What about contacting DUK to see whether there are any ideas.


----------



## Thebearcametoo (May 6, 2020)

Yes I think there will always be a desire to see kids books that reflect the reality of our kids lives. It may not end up bestseller level but schools and families would both like it.


----------



## stephknits (May 6, 2020)

It would be worth looking at the resources currently being provided to new parents from DUK and JDRF.  Always room for new, creative ideas.


----------



## libbyscott (May 6, 2020)

thank you, yeh I will have to do a lot of research into what there already is and what there may be a need for. I was a teenager when I was diagnosed so I obviously didn’t read kids books about it so I don’t know a lot about what’s out there.
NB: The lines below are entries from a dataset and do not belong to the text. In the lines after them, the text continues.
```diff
@@ -676,7 +679,8 @@
     const int c = idx % CPd, r = (idx / CPd) % RP, tap = idx / (CPd * RP);
     float v = 0.f;
     if (r < r_real && c < c_real) {
-        if (mode == 0) v = w[((long long)(r * o_mul + o_add) * I_total + i_off + c) * KK + tap];
+        if (mode == 2) v = pack_mode2(w, r, c, I_total, i_off, o_mul, o_add);
+        else if (mode == 0) v = w[((long long)(r * o_mul + o_add) * I_total + i_off + c) * KK + tap];
         else v = w[((long long)(c * o_mul + o_add) * I_total + i_off + r) * KK + (KK - 1 - tap)];
     }
     dst[idx] = (T)v;
@@ -698,7 +702,8 @@
     const int c = idx % CPd, r = (idx / CPd) % RP, tap = idx / (CPd * RP);
     float v = 0.f;
     if (r < d.r_real && c < d.c_real) {
-        if (d.mode == 0) v = d.w[((long long)(r * d.o_mul + d.o_add) * d.I_total + d.i_off + c) * KK + tap];
+        if (d.mode == 2) v = pack_mode2(d.w, r, c, d.I_total, d.i_off, d.o_mul, d.o_add);
+        else if (d.mode == 0) v = d.w[((long long)(r * d.o_mul + d.o_add) * d.I_total + d.i_off + c) * KK + tap];
         else v = d.w[((long long)(c * d.o_mul + d.o_add) * d.I_total + d.i_off + r) * KK + (KK - 1 - tap)];
     }
     if (d.dtype == VSR_BF16) reinterpret_cast<bf16_t*>(d.dst)[idx] = (bf16_t)v;
diff --git a/vsrlab_amd/csrc/engine.hip b/vsrlab_amd/csrc/engine.hip
--- a/vsrlab_amd/csrc/engine.hip
+++ b/vsrlab_amd/csrc/engine.hip
@@ -71,7 +71,7 @@
         Bump b;
         const size_t w64 = (size_t)9 * CO * C * es;
         for (int dir = 0; dir < 2; ++dir) {
-            stem_w[dir] = b.take(w64 + (size_t)9 * CO * 16 * es);
+            stem_w[dir] = b.take(w64 + (size_t)9 * CO * 16 * es + (size_t)64 * 32 * es);
             stem_wd[dir] = b.take(w64);
             stem_b[dir] = b.take(C * 4);
             blk_w[dir].resize(2 * rb); blk_wd[dir].resize(2 * rb); blk_b[dir].resize(2 * rb);
@@ -294,8 +294,8 @@
     const int n = p.n, h = p.h, w = p.w, rb = p.rb;
     void* x = p.bwd ? c.at(p.xoff(dir, i, 0)) : c.at(p.feat[dir][i]);
     {
-        CK(c.stem(true, warped, lrs + (size_t)i * 3 * h * w, (long long)p.t * 3 * h * w, c.at(p.stem_w[dir]), c.fat(p.stem_b[dir]), x, ACT_LEAKY, 0.f, n, h, w));
-        if (p.sb) CK(vsr_launch_sign_bits_c64(x, c.at(p.SBX0[dir][i]), n, h, w, c.st));
+        CK(c.stem(true, warped, lrs + (size_t)i * 3 * h * w, (long long)p.t * 3 * h * w, c.at(p.stem_w[dir]), c.fat(p.stem_b[dir]), x, ACT_LEAKY, 0.f, n, h, w,
+                  p.sb ? c.at(p.SBX0[dir][i]) : nullptr));
     }
     if (chain_on(p)) return trunk_chain_forward(c, p, dir, i);
     for (int b = 0; b < rb; ++b) {
diff --git a/vsrlab_amd/csrc/kernels.h b/vsrlab_amd/csrc/kernels.h
--- a/vsrlab_amd/csrc/kernels.h
+++ b/vsrlab_amd/csrc/kernels.h
@@ -4,6 +4,7 @@
 int vsr_launch_conv(int dtype, int ks, int nsrc, int ca, int cb, int last_planar, int cout_t, int epi,
                     const ConvArgs& a, hipStream_t st);
 int vsr_launch_sign_bits_c64(const void* x_pm, void* bits, int N, int H, int W, hipStream_t st);
+int vsr_launch_conv3x3_c64_stem(const ConvArgs& a, int num_cus, hipStream_t st);
 
 enum { CHAIN_RELU = 0,
        CHAIN_SKIP = 1,
diff --git a/vsrlab_amd/csrc/layer_ops.hip b/vsrlab_amd/csrc/layer_ops.hip
--- a/vsrlab_amd/csrc/layer_ops.hip
+++ b/vsrlab_amd/csrc/layer_ops.hip
@@ -239,6 +239,18 @@
     return VSR_ERR_UNSUPPORTED;
 }
 
+extern "C" int vsr_debug_stem_fwd(const void* x_pm, const float* lr_planar, long long lr_nstride, const float* w, const float* b, void* wpack,
+                                  void* y_pm, void* sign_out, int N, int H, int W, void* stream) {
+    if (!lr_planar || !w || !wpack || !y_pm || bad_dims(N, H, W) || lr_nstride < (long long)3 * H * W) return VSR_ERR_BADARG;
+    const Ctx c(nullptr, (hipStream_t)stream, VSR_BF16, C64);
+    CK(c.pack_stem(w, wpack, true));
+    return c.stem(true, x_pm, lr_planar, lr_nstride, wpack, b, y_pm, ACT_LEAKY, 0.f, N, H, W, sign_out);
+}
+extern "C" int vsr_debug_sign_bits_c64(const void* x_pm, void* bits, int N, int H, int W, void* stream) {
+    if (bad_dims(N, H, W)) return VSR_ERR_BADARG;
+    return vsr_launch_sign_bits_c64(x_pm, bits, N, H, W, (hipStream_t)stream);
+}
+
 size_t vsr_conv3x3_c64_wgrad_slab_floats(void) { return wgrad_slab_floats(); }
 
 int vsr_conv3x3_c64_wgrad(int dtype, const void* x_pm, const void* dy_pm, float* gw, float* gb, float* slab, int N, int H, int W,
diff --git a/vsrlab_amd/csrc/recipes.h b/vsrlab_amd/csrc/recipes.h
--- a/vsrlab_amd/csrc/recipes.h
+++ b/vsrlab_amd/csrc/recipes.h
@@ -99,21 +99,36 @@
         return VSR_OK;
     }
 
+    bool stem_persist() const { return dtype == VSR_BF16 && C == 64 && !vsr_env().generic_conv; }
+    size_t stem_pack_bytes(bool cat) const { return ((cat ? (size_t)9 * CO * C : 0) + (size_t)9 * CO * 16 + (cat && stem_persist() ? 64 * 32 : 0)) * es; }
     int pack_stem(const float* w, void* dst, bool cat) const {
         const int I_total = cat ? C + 3 : 3;
         if (cat) CK(pack(w, dst, 9, CO, C, C, C, I_total, 3, 1, 0, 0));
+        if (cat && stem_persist()) CK(pack(w, (char*)dst + (size_t)(9 * CO * C + 9 * CO * 16) * es, 1, 64, 32, 64, 27, I_total, 0, 1, 0, 2));
         return pack(w, (char*)dst + (cat ? (size_t)9 * CO * C * es : 0), 9, CO, 16, C, 3, I_total, 0, 1, 0, 0);
     }
     int pack_stem_dgrad(const float* w, void* dst) const { return pack(w, dst, 9, CO, C, C, C, C + 3, 3, 1, 0, 1); }
     int pack_stem_dlr(const float* w, void* dst, bool cat) const { return pack(w, dst, 9, 32, C, 3, C, cat ? C + 3 : 3, 0, 1, 0, 1); }
     int stem(bool cat, const void* feat, const float* lr, long long lr_nstride, const void* wpack, const float* bias, void* y, int act, float slope,
-             int N, int H, int W) const {
+             int N, int H, int W, void* sign_out = nullptr) const {
         ConvArgs a = conv_args(N, H, W, C);
         a.wpack = wpack; a.bias = bias; a.dst[0] = y; a.act = act; a.leaky_slope = slope;
         a.src[cat ? 1 : 0] = lr; a.src_nstride[cat ? 1 : 0] = lr_nstride;
-        if (!cat) return vsr_launch_conv(dtype, 3, 1, 16, 16, 1, CO, EPI_NHWC, a, st);
-        a.src[0] = feat;
-        return vsr_launch_conv(dtype, 3, 2, C, 16, 1, CO, EPI_NHWC, a, st);
+        int rc;
+        if (!cat) {
+            rc = vsr_launch_conv(dtype, 3, 1, 16, 16, 1, CO, EPI_NHWC, a, st);
+        } else {
+            a.src[0] = feat;
+            if (stem_persist() && act == ACT_LEAKY) {
+                a.sign_out[0] = sign_out;
+                rc = vsr_launch_conv3x3_c64_stem(a, vsr_num_cus(), st);
+                if (rc != VSR_ERR_UNSUPPORTED) return rc;
+                a.sign_out[0] = nullptr;
+            }
+            rc = vsr_launch_conv(dtype, 3, 2, C, 16, 1, CO, EPI_NHWC, a, st);
+        }
+        if (rc == VSR_OK && sign_out) return vsr_launch_sign_bits_c64(y, sign_out, N, H, W, st);
+        return rc;
     }
     int stem_wgrads(bool cat, WgradArgs& a_lr, WgradArgs& a_feat, float* gw, float* gb, int accumulate) const {
         const int I_total = cat ? C + 3 : 3;
```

However I was given that book in the bottom right of that picture and it really sent me back haha!!


----------



## Sally71 (May 6, 2020)

Yes I think it's a good idea to have books to explain diabetes to kids in their own language and hopefully make it a bit less scary.  My daughter was just 6 when she was diagnosed and she made her own book, on the last page she wrote “hypos should be called low-pos because they happen when your blood sugar goes too low.” Bless!


----------



## Thebearcametoo (May 6, 2020)

I think there’s need for books with diabetic kids in not just ABOUT diabetes so it doesn’t necessarily have to be factual


----------



## trophywench (May 6, 2020)

I agree with your daughter - look how very very many folk don't even appreciate the difference between -po and -per, even when you write them out properly.  Might as well be Greek …...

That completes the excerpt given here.